Notre esprit peut être notre meilleur ami comme notre pire ennemi, et la qualité de chaque instant qui passe est étroitement liée à notre façon d'interpréter le monde. Quoi qu'il arrive, nous avons la possibilité de faire différemment l'expérience des choses et de transformer la façon dont nous traduisons les circonstances extérieures en bien-être ou en mal-être.

Bertrand s'insurge contre la quête « de la maîtrise et du contrôle, de la réponse à toutes les questions, de la construction de certitudes rassurantes ou d'explications toutes faites ». De fait, notre contrôle des conditions extérieures est limité, éphémère, et le plus souvent illusoire. Pour influentes que soient ces conditions, le mal-être et le bien-être sont essentiellement des expériences vécues. Il convient donc de nous demander quelles sont les conditions intérieures qui vont miner notre joie de vivre et quelles sont celles qui vont la nourrir. Changer notre vision du monde n'implique pas pour autant un optimisme naïf pas plus qu'une euphorie factice destinée à neutraliser I’adversité.

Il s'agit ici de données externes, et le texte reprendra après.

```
template <int W, int NWT, int NXT, int PF, typename ET, WgVariant V = WgVariant::Plain, bool WPR = false>
__global__ void __launch_bounds__(NWT * 64) banded_floor_forward_kernel(FwdArgs a) {
    static_assert(!WPR || V == WgVariant::Plain, "the per-wave probe exists for the plain kernel only");
    using L = FloorLds<W, NWT, V>;
    constexpr bool PK = V == WgVariant::Packed, CK = V == WgVariant::Ckpt, PC = V == WgVariant::PackedCkpt;
    constexpr bool PKx = PK || PC;
    constexpr bool CKx = CK || PC;
    extern __shared__ __align__(16) unsigned char smem[];
    constexpr int NP = L::NP, DC = L::DC, BUF = L::BUF, WR = L::WR;
    float* dls = reinterpret_cast<float*>(smem) + L::dls;
    float* fmg = dls + L::fmg;
    VI* tot = reinterpret_cast<VI*>(dls + L::tot);
    f32x4* awl = reinterpret_cast<f32x4*>(dls + L::awl);
    const int S = a.S, SP = a.SP, T = a.T, SD = a.SD;
    constexpr bool GEN = NXT < 0;
    constexpr int NXL = GEN ? kMaxExtras : NXT;
    const int nx = GEN ? a.n_extras : NXT;

    const int tid = threadIdx.x;
    const int lane = tid & 63;
    const int wv = __builtin_amdgcn_readfirstlane(tid >> 6);
    constexpr int kPast = 1, kRowBias = 1;
#define VIT_WG_CURSOR 1
#include "wg_cursor.inc"
#define VIT_WG_CURSOR 2
#include "wg_cursor.inc"

    const int j = tid;
    const bool tvalid = j < S;
    const int jc = tvalid ? j : 0;
    const int jld = tvalid ? j : S - 1;
    const unsigned hoff = tvalid ? (unsigned)(SD + j) : ((j == S && !(CKx && ck_every > 0)) ? (unsigned)S : (unsigned)(SD + S + 1));
    const bool is_fm = j == S;
    const unsigned hoffb = 4u * hoff, eoffb = (unsigned)(sizeof(ET) * jld);
    const int lo = reinterpret_cast<const int32_t*>(a.image + a.off_lo)[jc];
    const float cj = tvalid ? reinterpret_cast<const float*>(a.image + a.off_rowc)[jc] : -INFINITY;
    float aw[WR];
    float xa[NXL > 0 ? NXL : 1];
    int xcol[NXL > 0 ? NXL : 1];
    bool is_x = false;
    {
        const float* __restrict__ tab = reinterpret_cast<const float*>(a.image + a.off_tabA);
        const float* __restrict__ xaT = reinterpret_cast<const float*>(a.image + a.off_extraA);
#pragma unroll
        for (int w = 0; w < WR; ++w) aw[w] = tvalid ? tab[(size_t)w * SP + jc] : -INFINITY;
#pragma unroll
        for (int q = 0; q < (W - WR) / 4; ++q) {
            f32x4 wv4;
            wv4.x = tvalid ? tab[(size_t)(WR + 4 * q + 0) * SP + jc] : -INFINITY;
            wv4.y = tvalid ? tab[(size_t)(WR + 4 * q + 1) * SP + jc] : -INFINITY;
            wv4.z = tvalid ? tab[(size_t)(WR + 4 * q + 2) * SP + jc] : -INFINITY;
            wv4.w = tvalid ? tab[(size_t)(WR + 4 * q + 3) * SP + jc] : -INFINITY;
            awl[q * NP + j] = wv4;
        }
#pragma unroll
        for (int k = 0; k < NXL; ++k) {
            xcol[k] = k < nx ? a.extras[k] : 0;
            xa[k] = (tvalid && k < nx) ? xaT[(size_t)k * SP + jc] : -INFINITY;
            is_x |= (k < nx && j == xcol[k]);
        }
    }
    const int sh = a.win_shift;
    const int lov = (tvalid ? lo : 0) + sh;
    const float* rp = dls + 4 + (lov & 3) * DC + (lov & ~3);
    float* wp = dls + 4 + sh + j;
    float* fmp = fmg + fm_slot(lane);

    for (int k = tid; k < L::reset; k += NWT * 64) dls[k] = -INFINITY;
    __syncthreads();

    auto produce = [&](const float dn, const int WB, const int G, const int Z) {
#pragma unroll
        for (int c = 0; c < 4; ++c) wp[WB * BUF + floor_copy_off(DC, c)] = dn;
        fm_publish(fmp + G * kFmGroupFloats, (NXL > 0 && is_x) ? -INFINITY : dn);
        int w = wv;
        asm volatile("" : "+s"(w));
        if (w == NWT - 1) fmg[Z * kFmGroupFloats + lane] = -INFINITY;
    };

    for (;;) {
        int jf = j;
        if constexpr (PKx) asm volatile("" : "+v"(jf));
        const bool tvf = PKx ? jf < S : tvalid;
        const int jldf = PKx ? (tvf ? jf : S - 1) : jld;
        if constexpr (CKx) {
            float d0 = -INFINITY;
            if (t0 > 0) {
                if (tvf) d0 = PC ? pc_init[jf] : a.init_rows[(size_t)song * a.init_stride + jf];
            } else if (tvf) {
                d0 = reinterpret_cast<const float*>(a.image + a.off_logpi)[jf] + load_e<ET>(E + jf);
                hist[(size_t)(ck_every > 0 ? ck_scratch : 0) * SD + jf] = d0;
            }
            produce(d0, 0, 0, 1);
        } else {
            const float d0 = tvf ? reinterpret_cast<const float*>(a.image + a.off_logpi)[jf] + load_e<ET>(E + jf) : -INFINITY;
            if (tvf) hist[jf] = d0;
            produce(d0, 0, 0, 1);
        }
        float er[PF];
#pragma unroll
        for (int k = 0; k < PF; ++k) er[k] = load_e<ET>(E + (size_t)((CKx ? t1 : 1) + k < Tb ? (CKx ? t1 : 1) + k : Tb - 1) * S + jldf);
#pragma unroll
        for (int w = 0; w < WR; ++w) asm volatile("" ::"v"(aw[w]));
#pragma unroll
        for (int k = 0; k < NXL; ++k) asm volatile("" ::"v"(xa[k]));
        asm volatile("" ::"v"(cj));
        __syncthreads();

        static_assert(PF % 2 == 0 && PF % kFmGroups == 0, "the unrolled frames must cycle through whole buffer and slot-group rounds");
#ifdef VIT_TIMING_HOOKS
        constexpr bool wprobe = WPR;
        WaveProbe wp_;
#endif
        auto frame = [&](const int t, float& e_slot, const int u) {
            const int RB = u & 1, WB = RB ^ 1;
            const int GR = u % kFmGroups, GW = (u + 1) % kFmGroups, GZ = (u + 2) % kFmGroups;
            const f32x4* __restrict__ win = reinterpret_cast<const f32x4*>(rp + RB * BUF);
            float xd[NXL > 0 ? NXL : 1];
            f32x4 fq[kFmSlots / 4];
            auto small_reads = [&]() {
#pragma unroll
                for (int k = 0; k < NXL; ++k) xd[k] = dls[4 + sh + RB * BUF + xcol[k]];
#pragma unroll
                for (int q = 0; q < kFmSlots / 4; ++q) fq[q] = reinterpret_cast<const f32x4*>(fmg + GR * kFmGroupFloats)[q];
            };
            float m0 = -INFINITY, m1 = -INFINITY, m2 = -INFINITY, m3 = -INFINITY;
            float M = -INFINITY;
            small_reads();
            asm volatile("" ::: "memory");
#pragma unroll
            for (int w0 = 0; w0 < W; w0 += 32) {
            if ((W > 64 || (W == 64 && NWT > 8)) && w0 > 0) asm volatile("" : "+v"(m0), "+v"(m1), "+v"(m2), "+v"(m3)::"memory");
            f32x4 dw[8];
#ifdef VIT_ABL_READS
#pragma unroll
            for (int q = 0; q < 8; ++q)
                if (w0 + 4 * q < W) { if (q < VIT_ABL_READS) dw[q] = win[w0 / 4 + q]; else dw[q] = dw[q % VIT_ABL_READS]; }
#else
#pragma unroll
            for (int q = 0; q < 8; ++q)
                if (w0 + 4 * q < W) dw[q] = win[w0 / 4 + q];
#endif
            if (w0 == 0) {
                __builtin_amdgcn_sched_barrier(0);
                M = fmaxf(fmaxf(fq[0].x, fq[0].y), fmaxf(fq[0].z, fq[0].w));
#pragma unroll
                for (int q = 1; q < kFmSlots / 4; ++q) M = fmaxf(fmaxf(fmaxf(M, fq[q].x), fq[q].y), fmaxf(fq[q].z, fq[q].w));
                m0 = M + cj;
                __builtin_amdgcn_sched_barrier(0);
            }
#pragma unroll
            for (int w = w0; w + 7 < W && w < w0 + 32; w += 8) {
// ... 155 lines not shown
```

« La vie, écrit Bertrand, est remplie de ces situations que nous ne pouvons pas changer et, pourtant, nous avons appris à les refuser plutôt qu'à les utiliser à notre avantage. [...] L'idéogramme qui correspond au mot "crise" en chinois nous y encourage. Il est composé de deux parties, la première signifiant le risque et le danger, alors que la seconde exprime la notion d'action à entreprendre, d'opportunité à saisir. » Les obstacles qui se dressent sur notre chemin ne sont pas désirables en eux-mêmes, mais peuvent devenir des catalyseurs de transformation si l'on sait les utiliser à bon escient. Ne pas être déstabilisés par les revers de fortune ne signifie pas qu'ils ne nous affectent pas ou que nous les ayons éliminés à jamais, mais qu'ils n'entravent plus notre chemin de vie. Il est important de ne pas laisser l'anxiété et le découragement envahir notre esprit. Shantideva, sage bouddhiste du VIIe, siècle, nous le rappelle : « S'il y a un remède, à quoi bon le mécontentement ? S'il n'y a pas de remède, à quoi bon le mécontentement ? »

Il en va de même pour la souffrance. Bertrand cite une enquête réalisée auprès de personnes souffrant d'un cancer et auxquelles on a demandé : « Est-ce que le cancer a eu de quelque façon que ce soit une influence positive sur votre vie ou sur votre sentiment d'exister ? Si oui, laquelle ? » « Environ la moitié des malades, note-t-il, ont répondu par l'affirmative, en citant comme principaux aspects positifs une vie plus intense et plus consciente, davantage de compréhension envers autrui, une meilleure relation avec le conjoint et un plus grand épanouissement intérieur et relationnel. »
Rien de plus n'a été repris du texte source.